• About this exercise: Scan the following material for the string "Function" and copy each line in which it appears.

(Beginning of Source information)

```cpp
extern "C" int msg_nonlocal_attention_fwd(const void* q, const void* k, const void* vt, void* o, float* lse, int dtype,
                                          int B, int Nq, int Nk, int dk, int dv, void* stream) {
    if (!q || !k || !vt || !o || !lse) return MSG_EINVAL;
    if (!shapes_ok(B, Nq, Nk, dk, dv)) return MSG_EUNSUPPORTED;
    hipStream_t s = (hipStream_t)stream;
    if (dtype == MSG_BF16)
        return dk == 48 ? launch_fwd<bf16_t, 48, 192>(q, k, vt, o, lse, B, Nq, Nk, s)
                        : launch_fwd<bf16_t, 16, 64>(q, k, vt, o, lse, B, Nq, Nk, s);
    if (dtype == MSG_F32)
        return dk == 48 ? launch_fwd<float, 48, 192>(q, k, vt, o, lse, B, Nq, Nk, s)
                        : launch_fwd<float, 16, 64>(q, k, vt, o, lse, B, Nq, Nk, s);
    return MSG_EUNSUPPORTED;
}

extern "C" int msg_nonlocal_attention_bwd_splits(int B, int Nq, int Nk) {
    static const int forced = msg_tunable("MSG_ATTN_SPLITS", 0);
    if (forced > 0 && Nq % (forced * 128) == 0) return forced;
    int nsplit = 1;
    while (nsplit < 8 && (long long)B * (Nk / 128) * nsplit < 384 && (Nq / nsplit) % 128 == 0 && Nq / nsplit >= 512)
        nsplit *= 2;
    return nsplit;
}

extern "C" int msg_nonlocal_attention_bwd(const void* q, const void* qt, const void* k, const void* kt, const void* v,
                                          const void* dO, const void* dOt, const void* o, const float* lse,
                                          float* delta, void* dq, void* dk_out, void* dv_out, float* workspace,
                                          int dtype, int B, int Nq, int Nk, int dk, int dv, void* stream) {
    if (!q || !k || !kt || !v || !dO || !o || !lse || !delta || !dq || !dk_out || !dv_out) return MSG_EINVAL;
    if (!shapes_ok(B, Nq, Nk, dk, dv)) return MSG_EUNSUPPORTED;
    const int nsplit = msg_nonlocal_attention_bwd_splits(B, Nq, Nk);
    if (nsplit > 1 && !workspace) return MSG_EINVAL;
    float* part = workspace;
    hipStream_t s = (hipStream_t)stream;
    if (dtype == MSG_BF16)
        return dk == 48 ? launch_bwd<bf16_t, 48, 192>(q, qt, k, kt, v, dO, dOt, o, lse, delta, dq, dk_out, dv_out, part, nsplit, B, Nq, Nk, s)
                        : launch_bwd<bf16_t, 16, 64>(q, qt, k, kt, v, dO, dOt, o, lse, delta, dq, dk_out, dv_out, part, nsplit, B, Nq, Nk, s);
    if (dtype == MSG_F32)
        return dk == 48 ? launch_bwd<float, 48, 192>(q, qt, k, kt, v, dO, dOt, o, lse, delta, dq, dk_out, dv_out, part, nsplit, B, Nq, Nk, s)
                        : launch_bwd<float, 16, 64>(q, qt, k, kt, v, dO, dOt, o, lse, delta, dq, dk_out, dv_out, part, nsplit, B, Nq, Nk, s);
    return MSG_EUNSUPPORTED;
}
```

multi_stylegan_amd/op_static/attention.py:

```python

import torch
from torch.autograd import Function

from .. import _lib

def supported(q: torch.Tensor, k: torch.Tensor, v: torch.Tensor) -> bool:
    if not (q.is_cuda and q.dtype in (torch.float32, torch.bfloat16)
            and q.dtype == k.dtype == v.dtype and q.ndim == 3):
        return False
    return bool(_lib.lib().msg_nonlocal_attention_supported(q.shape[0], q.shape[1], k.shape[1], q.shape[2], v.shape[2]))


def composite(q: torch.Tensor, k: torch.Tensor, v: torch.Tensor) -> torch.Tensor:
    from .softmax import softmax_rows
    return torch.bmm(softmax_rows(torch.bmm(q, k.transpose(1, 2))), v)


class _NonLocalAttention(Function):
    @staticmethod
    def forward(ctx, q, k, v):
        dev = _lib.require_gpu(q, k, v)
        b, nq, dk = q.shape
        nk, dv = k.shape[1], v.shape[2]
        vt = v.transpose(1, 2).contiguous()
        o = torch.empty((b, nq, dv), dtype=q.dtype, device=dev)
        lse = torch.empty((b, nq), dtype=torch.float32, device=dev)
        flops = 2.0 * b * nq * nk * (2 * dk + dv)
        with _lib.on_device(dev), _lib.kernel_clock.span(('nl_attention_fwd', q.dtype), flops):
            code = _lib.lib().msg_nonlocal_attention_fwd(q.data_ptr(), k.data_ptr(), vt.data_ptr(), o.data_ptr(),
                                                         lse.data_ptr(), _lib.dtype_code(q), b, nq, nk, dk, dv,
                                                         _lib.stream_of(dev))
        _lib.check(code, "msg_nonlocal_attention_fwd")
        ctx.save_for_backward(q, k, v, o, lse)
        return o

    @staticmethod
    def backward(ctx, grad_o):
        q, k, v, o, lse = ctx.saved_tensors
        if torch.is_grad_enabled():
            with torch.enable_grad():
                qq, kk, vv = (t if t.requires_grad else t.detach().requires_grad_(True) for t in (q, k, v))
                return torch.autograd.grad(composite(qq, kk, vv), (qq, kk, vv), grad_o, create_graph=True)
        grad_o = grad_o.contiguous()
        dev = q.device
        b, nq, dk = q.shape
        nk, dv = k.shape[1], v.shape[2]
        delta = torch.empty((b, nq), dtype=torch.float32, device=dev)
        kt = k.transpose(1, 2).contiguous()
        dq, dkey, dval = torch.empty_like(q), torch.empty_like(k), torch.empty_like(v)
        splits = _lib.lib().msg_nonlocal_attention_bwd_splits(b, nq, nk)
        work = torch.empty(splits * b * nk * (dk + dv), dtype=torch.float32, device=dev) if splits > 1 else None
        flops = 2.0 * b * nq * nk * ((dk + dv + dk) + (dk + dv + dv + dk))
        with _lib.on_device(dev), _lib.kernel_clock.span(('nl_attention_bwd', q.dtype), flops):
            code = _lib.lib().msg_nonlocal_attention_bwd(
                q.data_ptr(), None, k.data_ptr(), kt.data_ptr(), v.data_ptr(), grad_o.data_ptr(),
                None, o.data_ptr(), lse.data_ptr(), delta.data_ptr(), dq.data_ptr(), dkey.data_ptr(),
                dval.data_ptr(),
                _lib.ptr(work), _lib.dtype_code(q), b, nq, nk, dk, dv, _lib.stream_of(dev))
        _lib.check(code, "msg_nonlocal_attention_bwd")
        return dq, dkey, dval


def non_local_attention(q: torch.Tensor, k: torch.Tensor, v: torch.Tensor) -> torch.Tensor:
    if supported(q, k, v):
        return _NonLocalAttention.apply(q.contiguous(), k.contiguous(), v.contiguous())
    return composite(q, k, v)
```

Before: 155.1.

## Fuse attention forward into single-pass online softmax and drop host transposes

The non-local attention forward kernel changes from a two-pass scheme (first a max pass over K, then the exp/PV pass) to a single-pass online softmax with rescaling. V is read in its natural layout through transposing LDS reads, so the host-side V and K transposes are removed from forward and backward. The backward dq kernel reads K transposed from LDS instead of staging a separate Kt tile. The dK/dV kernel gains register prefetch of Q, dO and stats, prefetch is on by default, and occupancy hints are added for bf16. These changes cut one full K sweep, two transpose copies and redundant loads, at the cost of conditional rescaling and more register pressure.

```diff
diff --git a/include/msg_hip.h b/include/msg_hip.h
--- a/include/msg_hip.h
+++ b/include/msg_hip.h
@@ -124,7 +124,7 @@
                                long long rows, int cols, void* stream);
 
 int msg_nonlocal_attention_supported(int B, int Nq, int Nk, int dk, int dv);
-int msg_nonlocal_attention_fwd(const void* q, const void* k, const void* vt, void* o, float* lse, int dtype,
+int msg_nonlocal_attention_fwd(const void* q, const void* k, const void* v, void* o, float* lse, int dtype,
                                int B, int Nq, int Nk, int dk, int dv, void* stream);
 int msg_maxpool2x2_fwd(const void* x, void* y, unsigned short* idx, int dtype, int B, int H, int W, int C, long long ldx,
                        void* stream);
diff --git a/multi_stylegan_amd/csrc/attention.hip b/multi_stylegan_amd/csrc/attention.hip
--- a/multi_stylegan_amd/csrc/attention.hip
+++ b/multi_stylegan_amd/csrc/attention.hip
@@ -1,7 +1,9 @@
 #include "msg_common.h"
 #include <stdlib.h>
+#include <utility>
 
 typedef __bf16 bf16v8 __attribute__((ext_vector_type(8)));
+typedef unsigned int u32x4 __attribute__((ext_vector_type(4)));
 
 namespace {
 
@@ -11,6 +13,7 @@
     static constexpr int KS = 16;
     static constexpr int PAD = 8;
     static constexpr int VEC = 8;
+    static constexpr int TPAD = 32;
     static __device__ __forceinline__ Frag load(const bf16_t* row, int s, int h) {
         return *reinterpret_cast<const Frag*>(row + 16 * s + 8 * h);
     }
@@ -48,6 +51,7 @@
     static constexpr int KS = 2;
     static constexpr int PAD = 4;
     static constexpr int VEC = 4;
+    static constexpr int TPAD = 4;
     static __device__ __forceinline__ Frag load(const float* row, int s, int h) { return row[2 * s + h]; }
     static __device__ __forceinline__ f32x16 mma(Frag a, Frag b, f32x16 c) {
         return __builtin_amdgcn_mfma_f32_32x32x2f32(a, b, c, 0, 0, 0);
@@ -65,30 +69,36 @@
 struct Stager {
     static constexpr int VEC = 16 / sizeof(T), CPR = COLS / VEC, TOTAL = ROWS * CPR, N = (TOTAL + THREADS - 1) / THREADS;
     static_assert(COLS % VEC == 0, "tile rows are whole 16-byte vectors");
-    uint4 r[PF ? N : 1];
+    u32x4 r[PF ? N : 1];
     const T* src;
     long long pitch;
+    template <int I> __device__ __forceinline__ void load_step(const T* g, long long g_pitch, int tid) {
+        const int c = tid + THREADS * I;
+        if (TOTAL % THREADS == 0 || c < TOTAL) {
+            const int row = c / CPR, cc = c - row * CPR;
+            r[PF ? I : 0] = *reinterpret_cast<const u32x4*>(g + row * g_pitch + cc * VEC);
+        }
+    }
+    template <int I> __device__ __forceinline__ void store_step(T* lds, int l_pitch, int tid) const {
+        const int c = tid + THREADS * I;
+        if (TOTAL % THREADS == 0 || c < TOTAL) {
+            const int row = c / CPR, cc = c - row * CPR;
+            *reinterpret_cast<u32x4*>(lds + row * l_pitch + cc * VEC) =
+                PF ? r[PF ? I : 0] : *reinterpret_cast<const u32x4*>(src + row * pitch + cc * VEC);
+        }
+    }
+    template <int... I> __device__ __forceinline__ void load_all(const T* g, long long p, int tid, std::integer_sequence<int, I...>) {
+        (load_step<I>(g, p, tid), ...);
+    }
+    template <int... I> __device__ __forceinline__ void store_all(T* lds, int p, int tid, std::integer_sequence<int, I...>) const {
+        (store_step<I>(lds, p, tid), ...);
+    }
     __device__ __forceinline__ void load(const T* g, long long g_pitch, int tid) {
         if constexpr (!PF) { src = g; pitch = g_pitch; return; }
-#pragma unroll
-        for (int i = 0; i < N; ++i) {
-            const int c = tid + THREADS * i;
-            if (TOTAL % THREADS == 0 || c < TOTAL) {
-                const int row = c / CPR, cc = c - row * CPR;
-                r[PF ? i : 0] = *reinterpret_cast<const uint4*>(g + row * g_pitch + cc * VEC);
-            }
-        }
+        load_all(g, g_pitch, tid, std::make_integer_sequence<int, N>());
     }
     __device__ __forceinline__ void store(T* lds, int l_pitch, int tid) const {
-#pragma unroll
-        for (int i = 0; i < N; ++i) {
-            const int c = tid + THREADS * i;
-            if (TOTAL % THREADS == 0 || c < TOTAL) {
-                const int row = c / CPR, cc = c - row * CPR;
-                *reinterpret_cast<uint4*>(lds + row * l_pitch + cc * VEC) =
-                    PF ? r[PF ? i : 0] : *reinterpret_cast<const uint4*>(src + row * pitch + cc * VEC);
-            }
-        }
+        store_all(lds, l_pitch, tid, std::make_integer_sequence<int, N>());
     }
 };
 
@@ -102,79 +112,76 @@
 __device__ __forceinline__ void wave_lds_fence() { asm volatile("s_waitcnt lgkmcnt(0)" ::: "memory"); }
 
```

(End of Source information)

• Worked solution:
from torch.autograd import Function
class _NonLocalAttention(Function):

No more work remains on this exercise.